» **What is required**
Within the records below, reproduce without change the lines from the line that has "-419,49 +562,19 @@" through the line that has "8 * p.tiles_n;", and only those.
____
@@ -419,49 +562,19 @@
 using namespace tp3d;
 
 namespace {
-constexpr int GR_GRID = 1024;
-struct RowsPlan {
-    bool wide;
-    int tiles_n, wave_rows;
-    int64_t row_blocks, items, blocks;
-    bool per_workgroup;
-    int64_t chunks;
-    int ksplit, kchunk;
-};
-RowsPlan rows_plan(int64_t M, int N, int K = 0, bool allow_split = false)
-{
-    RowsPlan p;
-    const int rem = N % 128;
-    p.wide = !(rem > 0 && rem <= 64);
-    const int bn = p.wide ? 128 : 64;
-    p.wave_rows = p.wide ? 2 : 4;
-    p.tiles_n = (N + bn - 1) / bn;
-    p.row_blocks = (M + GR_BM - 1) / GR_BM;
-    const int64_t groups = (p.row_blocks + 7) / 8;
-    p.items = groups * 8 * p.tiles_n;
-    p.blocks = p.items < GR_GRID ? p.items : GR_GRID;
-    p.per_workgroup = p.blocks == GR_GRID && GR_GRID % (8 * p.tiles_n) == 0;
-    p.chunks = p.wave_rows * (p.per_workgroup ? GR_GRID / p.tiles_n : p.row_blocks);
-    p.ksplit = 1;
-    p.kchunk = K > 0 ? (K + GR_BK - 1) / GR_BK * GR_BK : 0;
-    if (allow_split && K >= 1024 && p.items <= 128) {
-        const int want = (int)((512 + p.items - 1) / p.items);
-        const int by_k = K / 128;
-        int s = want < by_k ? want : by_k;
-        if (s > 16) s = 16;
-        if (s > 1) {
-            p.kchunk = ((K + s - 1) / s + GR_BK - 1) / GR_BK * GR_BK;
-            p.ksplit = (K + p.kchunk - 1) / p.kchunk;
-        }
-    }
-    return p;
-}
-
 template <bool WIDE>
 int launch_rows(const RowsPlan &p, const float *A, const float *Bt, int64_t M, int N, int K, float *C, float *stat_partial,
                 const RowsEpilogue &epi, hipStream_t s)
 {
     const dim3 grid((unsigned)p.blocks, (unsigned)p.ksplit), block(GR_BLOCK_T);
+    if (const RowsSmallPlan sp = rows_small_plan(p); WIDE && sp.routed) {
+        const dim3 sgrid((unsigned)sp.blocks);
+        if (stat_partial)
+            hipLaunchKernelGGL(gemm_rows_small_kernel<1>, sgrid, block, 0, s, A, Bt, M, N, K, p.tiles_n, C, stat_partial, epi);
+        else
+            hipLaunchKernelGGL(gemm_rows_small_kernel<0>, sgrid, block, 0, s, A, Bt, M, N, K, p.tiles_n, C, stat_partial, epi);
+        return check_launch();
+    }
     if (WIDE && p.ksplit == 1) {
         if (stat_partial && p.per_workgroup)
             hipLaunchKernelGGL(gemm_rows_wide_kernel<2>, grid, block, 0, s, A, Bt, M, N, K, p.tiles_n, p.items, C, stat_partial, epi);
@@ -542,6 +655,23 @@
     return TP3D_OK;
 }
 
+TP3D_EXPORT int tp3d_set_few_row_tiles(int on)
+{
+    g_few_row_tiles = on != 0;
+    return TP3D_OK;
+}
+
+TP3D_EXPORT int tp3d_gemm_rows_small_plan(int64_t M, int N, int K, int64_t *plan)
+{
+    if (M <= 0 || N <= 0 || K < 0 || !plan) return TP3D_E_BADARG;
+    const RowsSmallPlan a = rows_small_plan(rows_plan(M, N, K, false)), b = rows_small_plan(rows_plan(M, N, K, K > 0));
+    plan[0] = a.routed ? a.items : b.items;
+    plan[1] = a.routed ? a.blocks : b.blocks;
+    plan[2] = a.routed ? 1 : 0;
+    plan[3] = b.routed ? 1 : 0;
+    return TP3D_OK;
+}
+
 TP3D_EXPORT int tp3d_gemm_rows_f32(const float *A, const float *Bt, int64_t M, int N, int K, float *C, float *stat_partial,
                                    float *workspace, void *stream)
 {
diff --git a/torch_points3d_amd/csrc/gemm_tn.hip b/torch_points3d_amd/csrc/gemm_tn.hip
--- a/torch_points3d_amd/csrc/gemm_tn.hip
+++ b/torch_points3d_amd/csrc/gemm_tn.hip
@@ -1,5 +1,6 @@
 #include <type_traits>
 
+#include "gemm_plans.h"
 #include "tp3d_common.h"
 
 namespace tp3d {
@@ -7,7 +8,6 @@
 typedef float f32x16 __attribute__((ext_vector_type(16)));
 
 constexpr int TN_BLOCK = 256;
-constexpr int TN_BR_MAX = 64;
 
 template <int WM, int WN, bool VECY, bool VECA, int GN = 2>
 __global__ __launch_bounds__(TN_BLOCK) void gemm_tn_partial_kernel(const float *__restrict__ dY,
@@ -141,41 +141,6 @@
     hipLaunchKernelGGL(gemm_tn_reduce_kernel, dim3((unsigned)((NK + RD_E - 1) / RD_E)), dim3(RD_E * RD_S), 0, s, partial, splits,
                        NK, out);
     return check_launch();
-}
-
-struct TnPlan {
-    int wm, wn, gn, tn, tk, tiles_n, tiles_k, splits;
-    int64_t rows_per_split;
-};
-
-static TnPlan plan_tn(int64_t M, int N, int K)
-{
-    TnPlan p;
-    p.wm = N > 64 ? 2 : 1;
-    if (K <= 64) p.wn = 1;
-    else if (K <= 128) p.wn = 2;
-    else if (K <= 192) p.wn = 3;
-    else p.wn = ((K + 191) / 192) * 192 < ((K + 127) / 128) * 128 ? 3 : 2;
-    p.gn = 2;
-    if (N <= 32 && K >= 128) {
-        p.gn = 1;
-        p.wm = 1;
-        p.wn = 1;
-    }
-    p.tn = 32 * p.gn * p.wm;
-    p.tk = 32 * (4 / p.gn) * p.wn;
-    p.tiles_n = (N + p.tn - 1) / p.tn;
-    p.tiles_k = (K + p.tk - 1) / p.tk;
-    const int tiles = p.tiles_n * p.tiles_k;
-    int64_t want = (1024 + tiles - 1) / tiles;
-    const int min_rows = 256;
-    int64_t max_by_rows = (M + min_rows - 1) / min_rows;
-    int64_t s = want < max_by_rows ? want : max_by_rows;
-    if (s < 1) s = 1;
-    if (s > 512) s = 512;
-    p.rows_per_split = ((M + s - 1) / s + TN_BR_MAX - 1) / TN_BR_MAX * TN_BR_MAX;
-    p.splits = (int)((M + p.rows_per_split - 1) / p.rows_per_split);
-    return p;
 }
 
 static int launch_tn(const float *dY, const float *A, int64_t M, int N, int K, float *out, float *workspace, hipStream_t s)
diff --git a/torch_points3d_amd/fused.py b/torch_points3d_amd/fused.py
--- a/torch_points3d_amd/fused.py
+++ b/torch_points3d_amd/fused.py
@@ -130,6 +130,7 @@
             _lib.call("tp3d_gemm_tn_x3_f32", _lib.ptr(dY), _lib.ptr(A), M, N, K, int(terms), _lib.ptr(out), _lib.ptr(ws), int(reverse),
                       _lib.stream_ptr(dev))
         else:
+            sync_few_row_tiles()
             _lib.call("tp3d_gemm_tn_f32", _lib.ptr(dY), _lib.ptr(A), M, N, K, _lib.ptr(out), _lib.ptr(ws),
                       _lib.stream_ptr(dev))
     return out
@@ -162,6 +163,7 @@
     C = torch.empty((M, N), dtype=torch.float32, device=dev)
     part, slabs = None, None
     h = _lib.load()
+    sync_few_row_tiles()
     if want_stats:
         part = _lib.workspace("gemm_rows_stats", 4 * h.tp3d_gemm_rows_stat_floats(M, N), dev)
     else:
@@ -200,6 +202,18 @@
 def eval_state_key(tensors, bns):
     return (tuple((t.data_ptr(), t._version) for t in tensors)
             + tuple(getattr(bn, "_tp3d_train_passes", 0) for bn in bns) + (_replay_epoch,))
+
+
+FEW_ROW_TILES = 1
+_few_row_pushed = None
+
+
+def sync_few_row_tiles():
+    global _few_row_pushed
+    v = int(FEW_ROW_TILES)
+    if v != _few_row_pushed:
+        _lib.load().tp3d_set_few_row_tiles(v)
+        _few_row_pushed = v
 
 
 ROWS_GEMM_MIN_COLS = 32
____
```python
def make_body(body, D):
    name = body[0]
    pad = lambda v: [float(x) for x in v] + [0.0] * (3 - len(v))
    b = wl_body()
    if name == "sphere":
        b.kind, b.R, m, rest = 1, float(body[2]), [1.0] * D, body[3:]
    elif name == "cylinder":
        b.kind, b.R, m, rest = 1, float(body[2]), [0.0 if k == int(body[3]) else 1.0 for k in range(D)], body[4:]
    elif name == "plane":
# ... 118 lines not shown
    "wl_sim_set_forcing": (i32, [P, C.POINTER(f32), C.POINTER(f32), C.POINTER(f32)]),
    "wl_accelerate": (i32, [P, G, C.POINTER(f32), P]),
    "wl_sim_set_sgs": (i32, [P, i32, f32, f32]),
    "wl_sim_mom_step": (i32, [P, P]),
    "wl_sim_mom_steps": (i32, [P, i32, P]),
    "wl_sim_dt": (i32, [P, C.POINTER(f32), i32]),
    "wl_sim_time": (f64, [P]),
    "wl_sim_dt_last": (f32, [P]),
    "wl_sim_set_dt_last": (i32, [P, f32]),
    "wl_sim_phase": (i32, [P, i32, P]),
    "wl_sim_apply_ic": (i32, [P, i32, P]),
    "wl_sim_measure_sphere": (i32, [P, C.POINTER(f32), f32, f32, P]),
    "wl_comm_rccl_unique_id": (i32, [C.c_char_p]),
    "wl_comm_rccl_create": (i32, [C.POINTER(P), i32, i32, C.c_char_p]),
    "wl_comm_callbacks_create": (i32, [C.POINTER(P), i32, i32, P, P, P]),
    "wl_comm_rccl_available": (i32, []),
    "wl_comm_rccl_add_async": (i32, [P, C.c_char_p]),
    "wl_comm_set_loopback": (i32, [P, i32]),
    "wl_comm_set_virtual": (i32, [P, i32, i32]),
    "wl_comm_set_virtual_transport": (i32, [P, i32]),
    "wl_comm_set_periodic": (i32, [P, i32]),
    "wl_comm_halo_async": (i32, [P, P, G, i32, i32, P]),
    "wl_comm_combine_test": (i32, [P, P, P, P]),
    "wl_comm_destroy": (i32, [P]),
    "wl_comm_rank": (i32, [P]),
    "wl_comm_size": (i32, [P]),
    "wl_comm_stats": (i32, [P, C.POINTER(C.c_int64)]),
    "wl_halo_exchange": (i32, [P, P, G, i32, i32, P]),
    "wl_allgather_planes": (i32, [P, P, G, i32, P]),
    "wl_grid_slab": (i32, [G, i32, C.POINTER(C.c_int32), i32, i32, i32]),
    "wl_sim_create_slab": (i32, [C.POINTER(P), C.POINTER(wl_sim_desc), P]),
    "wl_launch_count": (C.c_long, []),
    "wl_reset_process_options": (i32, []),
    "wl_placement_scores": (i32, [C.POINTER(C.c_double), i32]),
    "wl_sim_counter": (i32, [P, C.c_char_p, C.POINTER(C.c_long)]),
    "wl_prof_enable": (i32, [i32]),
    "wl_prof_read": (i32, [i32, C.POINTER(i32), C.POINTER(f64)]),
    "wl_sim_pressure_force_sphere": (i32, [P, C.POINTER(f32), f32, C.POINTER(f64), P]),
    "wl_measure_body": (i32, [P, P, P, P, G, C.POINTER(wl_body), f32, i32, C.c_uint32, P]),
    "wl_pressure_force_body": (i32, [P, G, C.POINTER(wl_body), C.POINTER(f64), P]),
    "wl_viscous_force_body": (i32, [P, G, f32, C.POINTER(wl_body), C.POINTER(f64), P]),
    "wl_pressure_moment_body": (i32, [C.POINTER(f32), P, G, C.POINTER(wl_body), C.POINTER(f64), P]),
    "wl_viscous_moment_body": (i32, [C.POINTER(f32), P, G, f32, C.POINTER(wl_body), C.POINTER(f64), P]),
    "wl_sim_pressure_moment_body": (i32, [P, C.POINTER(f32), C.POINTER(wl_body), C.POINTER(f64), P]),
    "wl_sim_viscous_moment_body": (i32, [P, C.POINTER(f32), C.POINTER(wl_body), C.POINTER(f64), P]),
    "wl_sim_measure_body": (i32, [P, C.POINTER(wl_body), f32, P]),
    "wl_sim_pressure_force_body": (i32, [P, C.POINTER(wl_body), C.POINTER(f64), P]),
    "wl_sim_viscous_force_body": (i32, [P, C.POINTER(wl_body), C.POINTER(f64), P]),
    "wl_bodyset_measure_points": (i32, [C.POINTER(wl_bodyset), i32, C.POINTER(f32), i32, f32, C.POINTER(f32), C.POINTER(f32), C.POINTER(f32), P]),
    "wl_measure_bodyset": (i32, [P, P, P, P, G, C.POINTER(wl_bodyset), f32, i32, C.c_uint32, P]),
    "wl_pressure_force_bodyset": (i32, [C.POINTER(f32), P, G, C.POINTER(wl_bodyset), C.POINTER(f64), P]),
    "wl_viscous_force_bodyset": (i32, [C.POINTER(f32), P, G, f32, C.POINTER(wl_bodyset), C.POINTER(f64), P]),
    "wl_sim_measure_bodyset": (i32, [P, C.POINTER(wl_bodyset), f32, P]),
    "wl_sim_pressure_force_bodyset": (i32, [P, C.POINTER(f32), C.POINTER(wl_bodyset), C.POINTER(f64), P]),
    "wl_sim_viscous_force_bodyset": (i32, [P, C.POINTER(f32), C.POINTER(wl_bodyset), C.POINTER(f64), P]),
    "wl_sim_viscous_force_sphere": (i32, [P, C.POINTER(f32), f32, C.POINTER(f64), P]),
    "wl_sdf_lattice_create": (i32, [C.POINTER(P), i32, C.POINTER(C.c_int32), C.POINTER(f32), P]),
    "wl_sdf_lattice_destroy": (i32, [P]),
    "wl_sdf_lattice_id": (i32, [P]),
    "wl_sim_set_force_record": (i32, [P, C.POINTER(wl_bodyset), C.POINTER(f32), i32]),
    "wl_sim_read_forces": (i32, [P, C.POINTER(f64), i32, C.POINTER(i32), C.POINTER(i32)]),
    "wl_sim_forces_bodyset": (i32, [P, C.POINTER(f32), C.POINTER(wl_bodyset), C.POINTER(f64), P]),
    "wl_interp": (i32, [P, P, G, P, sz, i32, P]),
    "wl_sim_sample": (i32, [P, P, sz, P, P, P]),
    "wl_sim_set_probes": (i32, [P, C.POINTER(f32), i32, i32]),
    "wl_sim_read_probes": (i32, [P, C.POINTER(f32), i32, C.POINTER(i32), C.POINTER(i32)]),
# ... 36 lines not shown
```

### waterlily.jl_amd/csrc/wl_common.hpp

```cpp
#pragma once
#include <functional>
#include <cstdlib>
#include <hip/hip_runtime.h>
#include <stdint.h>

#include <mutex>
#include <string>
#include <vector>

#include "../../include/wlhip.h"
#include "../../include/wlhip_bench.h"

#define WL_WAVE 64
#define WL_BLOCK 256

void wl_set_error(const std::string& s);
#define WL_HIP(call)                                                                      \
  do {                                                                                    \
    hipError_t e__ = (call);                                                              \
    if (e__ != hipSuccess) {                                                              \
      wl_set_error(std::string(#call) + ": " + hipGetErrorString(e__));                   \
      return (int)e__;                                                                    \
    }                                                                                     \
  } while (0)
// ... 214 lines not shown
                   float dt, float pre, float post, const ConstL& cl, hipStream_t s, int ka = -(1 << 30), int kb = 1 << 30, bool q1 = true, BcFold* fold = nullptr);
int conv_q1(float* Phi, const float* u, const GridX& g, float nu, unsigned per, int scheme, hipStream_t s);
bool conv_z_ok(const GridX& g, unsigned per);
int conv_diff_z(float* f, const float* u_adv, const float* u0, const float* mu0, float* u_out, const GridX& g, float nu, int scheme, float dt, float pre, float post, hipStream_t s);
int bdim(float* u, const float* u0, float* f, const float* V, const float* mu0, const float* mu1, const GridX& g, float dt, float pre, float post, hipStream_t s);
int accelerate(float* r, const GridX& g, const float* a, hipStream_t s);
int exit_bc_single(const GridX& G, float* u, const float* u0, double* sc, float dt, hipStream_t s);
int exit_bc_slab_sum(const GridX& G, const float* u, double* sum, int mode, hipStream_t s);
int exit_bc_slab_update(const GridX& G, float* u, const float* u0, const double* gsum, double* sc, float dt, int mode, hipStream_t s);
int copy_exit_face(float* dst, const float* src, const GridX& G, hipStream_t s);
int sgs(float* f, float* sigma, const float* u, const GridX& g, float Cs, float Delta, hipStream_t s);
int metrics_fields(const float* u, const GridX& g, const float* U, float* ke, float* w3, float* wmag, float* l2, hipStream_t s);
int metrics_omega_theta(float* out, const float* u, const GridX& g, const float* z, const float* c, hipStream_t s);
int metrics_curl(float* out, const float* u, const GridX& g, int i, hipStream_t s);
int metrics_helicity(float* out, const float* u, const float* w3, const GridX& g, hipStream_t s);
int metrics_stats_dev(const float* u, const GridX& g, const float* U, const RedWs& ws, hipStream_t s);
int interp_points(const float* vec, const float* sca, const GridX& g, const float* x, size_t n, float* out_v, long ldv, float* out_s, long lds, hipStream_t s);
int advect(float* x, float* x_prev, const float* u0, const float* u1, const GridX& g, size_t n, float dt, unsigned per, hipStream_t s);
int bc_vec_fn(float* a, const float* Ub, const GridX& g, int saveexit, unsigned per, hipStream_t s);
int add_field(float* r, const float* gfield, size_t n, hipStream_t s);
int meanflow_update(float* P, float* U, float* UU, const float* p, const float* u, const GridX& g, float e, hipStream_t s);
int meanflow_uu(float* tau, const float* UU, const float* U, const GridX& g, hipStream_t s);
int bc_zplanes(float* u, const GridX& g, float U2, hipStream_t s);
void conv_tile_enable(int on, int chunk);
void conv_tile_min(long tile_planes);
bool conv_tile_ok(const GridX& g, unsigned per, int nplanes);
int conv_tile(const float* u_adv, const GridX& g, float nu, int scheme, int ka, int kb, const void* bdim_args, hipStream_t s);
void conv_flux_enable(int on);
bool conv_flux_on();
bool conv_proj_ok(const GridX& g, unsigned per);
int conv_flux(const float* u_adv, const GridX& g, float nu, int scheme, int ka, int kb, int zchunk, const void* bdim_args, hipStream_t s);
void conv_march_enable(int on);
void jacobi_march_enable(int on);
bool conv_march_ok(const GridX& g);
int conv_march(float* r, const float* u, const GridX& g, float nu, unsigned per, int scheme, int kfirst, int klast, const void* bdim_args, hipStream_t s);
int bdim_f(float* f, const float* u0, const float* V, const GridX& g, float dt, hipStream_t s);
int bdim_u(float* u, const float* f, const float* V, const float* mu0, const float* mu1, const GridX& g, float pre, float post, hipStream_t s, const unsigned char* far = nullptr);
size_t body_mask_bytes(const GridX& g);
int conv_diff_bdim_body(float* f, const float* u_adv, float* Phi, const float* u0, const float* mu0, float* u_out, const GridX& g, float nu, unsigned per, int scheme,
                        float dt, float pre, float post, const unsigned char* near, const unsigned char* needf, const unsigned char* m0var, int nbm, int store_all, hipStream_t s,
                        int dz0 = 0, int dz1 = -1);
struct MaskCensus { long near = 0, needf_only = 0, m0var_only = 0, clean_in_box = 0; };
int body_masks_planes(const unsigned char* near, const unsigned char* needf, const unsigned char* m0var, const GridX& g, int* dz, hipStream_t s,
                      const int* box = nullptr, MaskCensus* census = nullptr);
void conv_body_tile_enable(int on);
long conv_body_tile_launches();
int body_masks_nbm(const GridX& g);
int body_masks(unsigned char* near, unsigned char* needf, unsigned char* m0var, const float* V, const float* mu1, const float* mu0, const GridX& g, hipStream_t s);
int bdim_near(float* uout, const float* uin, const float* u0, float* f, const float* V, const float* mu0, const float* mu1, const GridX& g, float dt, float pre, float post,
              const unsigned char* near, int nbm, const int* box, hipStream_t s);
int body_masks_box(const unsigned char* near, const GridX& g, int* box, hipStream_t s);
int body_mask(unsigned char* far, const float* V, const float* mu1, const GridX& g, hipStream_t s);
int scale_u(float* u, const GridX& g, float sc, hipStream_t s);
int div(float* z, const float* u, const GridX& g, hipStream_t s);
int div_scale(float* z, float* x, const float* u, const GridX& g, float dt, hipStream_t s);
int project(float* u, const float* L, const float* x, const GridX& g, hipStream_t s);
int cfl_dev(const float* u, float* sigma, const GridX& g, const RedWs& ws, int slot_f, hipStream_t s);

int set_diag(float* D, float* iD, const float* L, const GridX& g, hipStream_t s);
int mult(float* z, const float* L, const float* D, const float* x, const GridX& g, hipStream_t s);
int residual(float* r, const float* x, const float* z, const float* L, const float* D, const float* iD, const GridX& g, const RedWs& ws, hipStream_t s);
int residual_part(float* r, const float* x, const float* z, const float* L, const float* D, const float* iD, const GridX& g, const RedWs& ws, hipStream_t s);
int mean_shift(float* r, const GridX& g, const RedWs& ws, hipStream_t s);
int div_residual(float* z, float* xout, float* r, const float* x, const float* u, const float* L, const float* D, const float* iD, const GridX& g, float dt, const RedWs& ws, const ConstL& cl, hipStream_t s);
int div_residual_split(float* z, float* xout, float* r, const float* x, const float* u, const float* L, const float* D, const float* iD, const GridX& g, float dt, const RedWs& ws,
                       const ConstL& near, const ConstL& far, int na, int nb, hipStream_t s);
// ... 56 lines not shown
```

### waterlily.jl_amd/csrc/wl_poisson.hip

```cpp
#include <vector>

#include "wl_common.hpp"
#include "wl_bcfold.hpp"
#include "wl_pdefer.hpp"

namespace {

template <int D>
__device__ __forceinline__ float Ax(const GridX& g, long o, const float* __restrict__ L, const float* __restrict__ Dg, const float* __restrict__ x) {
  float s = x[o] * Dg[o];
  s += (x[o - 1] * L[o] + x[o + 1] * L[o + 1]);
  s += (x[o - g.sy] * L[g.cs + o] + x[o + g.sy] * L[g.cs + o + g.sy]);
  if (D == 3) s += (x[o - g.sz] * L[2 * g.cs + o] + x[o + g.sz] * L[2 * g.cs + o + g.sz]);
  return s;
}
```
____
» **Solution to this task**
@@ -419,49 +562,19 @@
 using namespace tp3d;
 
 namespace {
-constexpr int GR_GRID = 1024;
-struct RowsPlan {
-    bool wide;
-    int tiles_n, wave_rows;
-    int64_t row_blocks, items, blocks;
-    bool per_workgroup;
-    int64_t chunks;
-    int ksplit, kchunk;
-};
-RowsPlan rows_plan(int64_t M, int N, int K = 0, bool allow_split = false)
-{
-    RowsPlan p;
-    const int rem = N % 128;
-    p.wide = !(rem > 0 && rem <= 64);
-    const int bn = p.wide ? 128 : 64;
-    p.wave_rows = p.wide ? 2 : 4;
-    p.tiles_n = (N + bn - 1) / bn;
-    p.row_blocks = (M + GR_BM - 1) / GR_BM;
-    const int64_t groups = (p.row_blocks + 7) / 8;
-    p.items = groups * 8 * p.tiles_n;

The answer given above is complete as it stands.